[Data entries]
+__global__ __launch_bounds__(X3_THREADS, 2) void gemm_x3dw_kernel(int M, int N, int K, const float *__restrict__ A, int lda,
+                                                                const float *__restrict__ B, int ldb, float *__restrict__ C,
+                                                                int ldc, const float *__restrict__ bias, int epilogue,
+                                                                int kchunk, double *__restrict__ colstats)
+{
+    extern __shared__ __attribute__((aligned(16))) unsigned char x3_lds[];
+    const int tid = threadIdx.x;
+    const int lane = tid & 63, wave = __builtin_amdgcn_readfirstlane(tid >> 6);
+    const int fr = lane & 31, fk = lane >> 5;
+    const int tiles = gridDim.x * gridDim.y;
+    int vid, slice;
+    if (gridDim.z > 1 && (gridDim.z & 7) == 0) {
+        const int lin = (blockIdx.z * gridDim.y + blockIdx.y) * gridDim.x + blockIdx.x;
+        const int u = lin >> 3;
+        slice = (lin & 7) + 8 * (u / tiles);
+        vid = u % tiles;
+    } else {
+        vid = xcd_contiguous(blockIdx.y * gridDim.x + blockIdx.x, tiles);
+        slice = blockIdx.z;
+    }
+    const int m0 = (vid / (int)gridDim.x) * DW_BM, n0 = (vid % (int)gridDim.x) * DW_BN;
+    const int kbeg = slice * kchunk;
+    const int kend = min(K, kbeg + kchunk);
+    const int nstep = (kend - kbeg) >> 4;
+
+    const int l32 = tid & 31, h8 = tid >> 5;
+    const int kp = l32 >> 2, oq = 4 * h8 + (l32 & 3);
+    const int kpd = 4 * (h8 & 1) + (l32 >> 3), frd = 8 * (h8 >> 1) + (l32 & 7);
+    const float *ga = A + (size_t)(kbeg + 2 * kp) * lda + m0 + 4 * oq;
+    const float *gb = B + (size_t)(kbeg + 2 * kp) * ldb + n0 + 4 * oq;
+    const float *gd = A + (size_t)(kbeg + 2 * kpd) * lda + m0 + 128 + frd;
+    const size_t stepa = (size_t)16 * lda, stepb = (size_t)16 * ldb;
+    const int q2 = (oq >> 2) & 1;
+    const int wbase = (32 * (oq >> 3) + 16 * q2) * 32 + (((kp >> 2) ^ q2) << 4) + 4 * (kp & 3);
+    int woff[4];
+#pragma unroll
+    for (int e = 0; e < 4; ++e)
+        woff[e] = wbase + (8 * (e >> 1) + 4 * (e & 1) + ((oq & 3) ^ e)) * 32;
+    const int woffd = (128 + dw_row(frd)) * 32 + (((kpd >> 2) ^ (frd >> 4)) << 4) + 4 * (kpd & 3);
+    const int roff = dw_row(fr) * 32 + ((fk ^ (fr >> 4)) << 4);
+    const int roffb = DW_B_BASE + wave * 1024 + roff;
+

**Brief**
Using the entries above, output exactly the lines between the line holding "slice * kchunk;" and the line holding "m0 + 128 + frd;", end lines included, and nothing more.

**Exercise answer**
+    const int kbeg = slice * kchunk;
+    const int kend = min(K, kbeg + kchunk);
+    const int nstep = (kend - kbeg) >> 4;
+
+    const int l32 = tid & 31, h8 = tid >> 5;
+    const int kp = l32 >> 2, oq = 4 * h8 + (l32 & 3);
+    const int kpd = 4 * (h8 & 1) + (l32 >> 3), frd = 8 * (h8 >> 1) + (l32 & 7);
+    const float *ga = A + (size_t)(kbeg + 2 * kp) * lda + m0 + 4 * oq;
+    const float *gb = B + (size_t)(kbeg + 2 * kp) * ldb + n0 + 4 * oq;
+    const float *gd = A + (size_t)(kbeg + 2 * kpd) * lda + m0 + 128 + frd;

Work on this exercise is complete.